=== Begin Enclosure ===
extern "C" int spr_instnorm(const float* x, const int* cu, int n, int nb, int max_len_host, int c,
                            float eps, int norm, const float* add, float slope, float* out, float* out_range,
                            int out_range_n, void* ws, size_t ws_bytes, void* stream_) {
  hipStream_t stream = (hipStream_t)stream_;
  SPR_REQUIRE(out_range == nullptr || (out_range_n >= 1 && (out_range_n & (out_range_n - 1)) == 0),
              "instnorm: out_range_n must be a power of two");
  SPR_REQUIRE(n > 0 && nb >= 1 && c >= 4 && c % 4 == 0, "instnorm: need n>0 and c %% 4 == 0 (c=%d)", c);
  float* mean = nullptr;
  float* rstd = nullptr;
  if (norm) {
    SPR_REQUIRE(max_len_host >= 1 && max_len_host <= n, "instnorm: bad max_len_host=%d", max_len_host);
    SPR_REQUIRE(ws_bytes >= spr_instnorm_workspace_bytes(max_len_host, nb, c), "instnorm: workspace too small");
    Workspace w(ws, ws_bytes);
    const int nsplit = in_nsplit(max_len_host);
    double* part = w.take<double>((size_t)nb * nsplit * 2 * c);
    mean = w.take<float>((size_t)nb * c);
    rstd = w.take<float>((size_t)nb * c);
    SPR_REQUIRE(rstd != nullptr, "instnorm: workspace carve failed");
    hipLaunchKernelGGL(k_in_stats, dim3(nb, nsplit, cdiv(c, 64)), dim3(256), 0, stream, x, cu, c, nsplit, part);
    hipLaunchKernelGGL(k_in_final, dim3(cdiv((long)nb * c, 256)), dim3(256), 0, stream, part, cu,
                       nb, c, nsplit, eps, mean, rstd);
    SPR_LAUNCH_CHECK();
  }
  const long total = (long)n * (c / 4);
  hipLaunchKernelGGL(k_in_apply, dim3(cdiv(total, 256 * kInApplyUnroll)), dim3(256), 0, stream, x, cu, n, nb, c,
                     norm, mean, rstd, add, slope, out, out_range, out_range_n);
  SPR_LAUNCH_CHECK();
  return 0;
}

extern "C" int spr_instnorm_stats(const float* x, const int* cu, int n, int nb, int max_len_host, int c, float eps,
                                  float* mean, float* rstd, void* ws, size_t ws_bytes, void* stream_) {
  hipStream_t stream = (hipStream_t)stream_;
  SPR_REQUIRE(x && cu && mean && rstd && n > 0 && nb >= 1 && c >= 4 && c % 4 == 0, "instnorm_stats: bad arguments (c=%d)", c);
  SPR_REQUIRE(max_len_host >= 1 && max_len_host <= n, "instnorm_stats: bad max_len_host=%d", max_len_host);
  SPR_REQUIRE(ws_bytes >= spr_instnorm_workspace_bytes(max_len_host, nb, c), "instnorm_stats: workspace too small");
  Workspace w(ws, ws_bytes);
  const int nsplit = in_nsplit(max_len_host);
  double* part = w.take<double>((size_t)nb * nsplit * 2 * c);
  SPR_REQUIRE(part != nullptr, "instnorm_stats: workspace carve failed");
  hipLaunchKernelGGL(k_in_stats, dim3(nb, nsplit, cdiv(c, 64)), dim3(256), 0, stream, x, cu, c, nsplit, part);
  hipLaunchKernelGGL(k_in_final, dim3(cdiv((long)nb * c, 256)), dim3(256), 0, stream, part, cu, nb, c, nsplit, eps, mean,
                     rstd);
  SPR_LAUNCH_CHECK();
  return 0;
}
=== End Enclosure ===
=== Begin Enclosure ===
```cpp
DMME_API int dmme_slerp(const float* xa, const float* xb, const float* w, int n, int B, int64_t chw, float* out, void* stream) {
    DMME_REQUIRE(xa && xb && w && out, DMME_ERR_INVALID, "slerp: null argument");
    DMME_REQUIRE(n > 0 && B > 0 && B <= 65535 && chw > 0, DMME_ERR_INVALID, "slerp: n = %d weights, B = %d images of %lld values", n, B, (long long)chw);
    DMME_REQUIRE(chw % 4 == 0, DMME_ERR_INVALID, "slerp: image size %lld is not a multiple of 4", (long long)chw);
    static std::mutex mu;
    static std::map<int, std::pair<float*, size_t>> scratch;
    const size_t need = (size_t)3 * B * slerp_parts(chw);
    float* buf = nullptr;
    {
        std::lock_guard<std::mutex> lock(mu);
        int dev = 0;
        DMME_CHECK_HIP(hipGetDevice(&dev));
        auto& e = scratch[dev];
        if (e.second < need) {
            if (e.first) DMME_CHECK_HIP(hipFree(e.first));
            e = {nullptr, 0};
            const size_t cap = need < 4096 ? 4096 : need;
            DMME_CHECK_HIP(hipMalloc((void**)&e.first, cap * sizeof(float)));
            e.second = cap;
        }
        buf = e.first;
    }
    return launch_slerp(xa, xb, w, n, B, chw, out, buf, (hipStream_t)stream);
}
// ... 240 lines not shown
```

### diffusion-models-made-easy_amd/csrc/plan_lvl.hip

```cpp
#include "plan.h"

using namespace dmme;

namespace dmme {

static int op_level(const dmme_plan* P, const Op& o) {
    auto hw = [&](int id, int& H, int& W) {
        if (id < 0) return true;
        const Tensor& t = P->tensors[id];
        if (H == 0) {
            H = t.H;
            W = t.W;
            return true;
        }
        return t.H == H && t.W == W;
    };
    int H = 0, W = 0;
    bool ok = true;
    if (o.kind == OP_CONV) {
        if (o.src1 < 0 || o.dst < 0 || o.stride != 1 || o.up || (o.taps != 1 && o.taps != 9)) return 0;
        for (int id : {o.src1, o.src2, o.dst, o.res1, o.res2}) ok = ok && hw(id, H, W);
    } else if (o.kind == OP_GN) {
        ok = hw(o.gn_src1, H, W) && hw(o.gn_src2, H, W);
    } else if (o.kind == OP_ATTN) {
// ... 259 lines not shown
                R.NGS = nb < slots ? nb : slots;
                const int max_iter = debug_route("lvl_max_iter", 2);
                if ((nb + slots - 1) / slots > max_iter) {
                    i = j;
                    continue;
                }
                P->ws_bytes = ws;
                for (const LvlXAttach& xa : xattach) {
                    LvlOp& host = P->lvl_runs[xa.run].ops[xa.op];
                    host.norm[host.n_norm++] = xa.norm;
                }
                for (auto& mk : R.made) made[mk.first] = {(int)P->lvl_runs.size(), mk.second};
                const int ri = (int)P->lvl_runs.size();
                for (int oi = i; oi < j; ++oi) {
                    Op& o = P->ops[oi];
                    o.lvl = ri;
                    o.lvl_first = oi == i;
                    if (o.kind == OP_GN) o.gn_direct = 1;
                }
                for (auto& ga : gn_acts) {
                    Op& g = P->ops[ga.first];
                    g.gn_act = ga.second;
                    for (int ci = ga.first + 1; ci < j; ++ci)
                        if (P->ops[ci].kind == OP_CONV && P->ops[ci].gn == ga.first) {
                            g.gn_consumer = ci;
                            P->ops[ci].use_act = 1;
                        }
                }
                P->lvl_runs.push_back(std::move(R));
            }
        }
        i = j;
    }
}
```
=== End Enclosure ===
=== Begin Enclosure ===
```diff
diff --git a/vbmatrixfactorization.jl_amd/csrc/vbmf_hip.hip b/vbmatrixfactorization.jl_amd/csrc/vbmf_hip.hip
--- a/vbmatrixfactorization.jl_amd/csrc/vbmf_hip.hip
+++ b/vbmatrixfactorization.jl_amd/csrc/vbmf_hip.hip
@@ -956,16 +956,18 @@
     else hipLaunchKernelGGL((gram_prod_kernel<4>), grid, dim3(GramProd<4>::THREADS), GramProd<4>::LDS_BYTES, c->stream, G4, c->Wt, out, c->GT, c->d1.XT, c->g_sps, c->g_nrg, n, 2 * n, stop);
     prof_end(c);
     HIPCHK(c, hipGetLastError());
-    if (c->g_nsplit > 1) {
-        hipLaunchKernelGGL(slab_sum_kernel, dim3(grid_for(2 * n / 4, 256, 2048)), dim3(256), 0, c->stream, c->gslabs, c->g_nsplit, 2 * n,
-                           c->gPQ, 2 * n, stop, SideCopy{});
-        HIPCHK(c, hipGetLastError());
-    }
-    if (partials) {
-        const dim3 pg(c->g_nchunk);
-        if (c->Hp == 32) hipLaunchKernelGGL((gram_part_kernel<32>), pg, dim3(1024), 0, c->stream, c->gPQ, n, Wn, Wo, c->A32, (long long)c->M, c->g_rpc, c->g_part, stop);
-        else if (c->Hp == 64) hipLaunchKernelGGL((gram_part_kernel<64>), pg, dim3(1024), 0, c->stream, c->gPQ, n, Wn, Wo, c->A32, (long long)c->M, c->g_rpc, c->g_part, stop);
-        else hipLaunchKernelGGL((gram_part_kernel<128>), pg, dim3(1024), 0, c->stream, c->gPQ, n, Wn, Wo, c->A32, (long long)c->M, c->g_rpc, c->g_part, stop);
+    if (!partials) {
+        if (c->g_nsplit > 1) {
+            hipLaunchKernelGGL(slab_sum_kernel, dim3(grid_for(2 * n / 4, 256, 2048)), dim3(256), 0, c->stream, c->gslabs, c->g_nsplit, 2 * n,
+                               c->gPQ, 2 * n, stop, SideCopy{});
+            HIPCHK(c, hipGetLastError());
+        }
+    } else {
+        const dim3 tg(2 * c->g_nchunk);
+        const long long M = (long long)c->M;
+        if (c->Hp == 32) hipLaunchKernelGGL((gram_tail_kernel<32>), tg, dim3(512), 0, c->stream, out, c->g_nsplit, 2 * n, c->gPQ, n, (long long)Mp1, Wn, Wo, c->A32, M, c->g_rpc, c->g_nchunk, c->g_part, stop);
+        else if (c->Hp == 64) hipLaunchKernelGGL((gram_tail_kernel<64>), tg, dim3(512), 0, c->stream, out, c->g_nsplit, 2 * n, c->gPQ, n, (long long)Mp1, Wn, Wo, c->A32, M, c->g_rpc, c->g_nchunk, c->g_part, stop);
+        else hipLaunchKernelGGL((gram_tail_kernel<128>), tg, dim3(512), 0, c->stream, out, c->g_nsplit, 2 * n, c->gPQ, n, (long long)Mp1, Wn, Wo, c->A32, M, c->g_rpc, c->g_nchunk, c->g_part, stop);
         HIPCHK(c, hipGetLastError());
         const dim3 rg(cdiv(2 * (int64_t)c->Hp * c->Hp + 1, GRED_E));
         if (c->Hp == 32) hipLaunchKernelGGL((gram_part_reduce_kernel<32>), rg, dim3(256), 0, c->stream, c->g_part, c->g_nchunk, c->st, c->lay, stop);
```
=== End Enclosure ===
-- Work instructions --
Among the lines above, find those containing the word "shown" and copy each.

-- Solution to the problem --
// ... 240 lines not shown
// ... 259 lines not shown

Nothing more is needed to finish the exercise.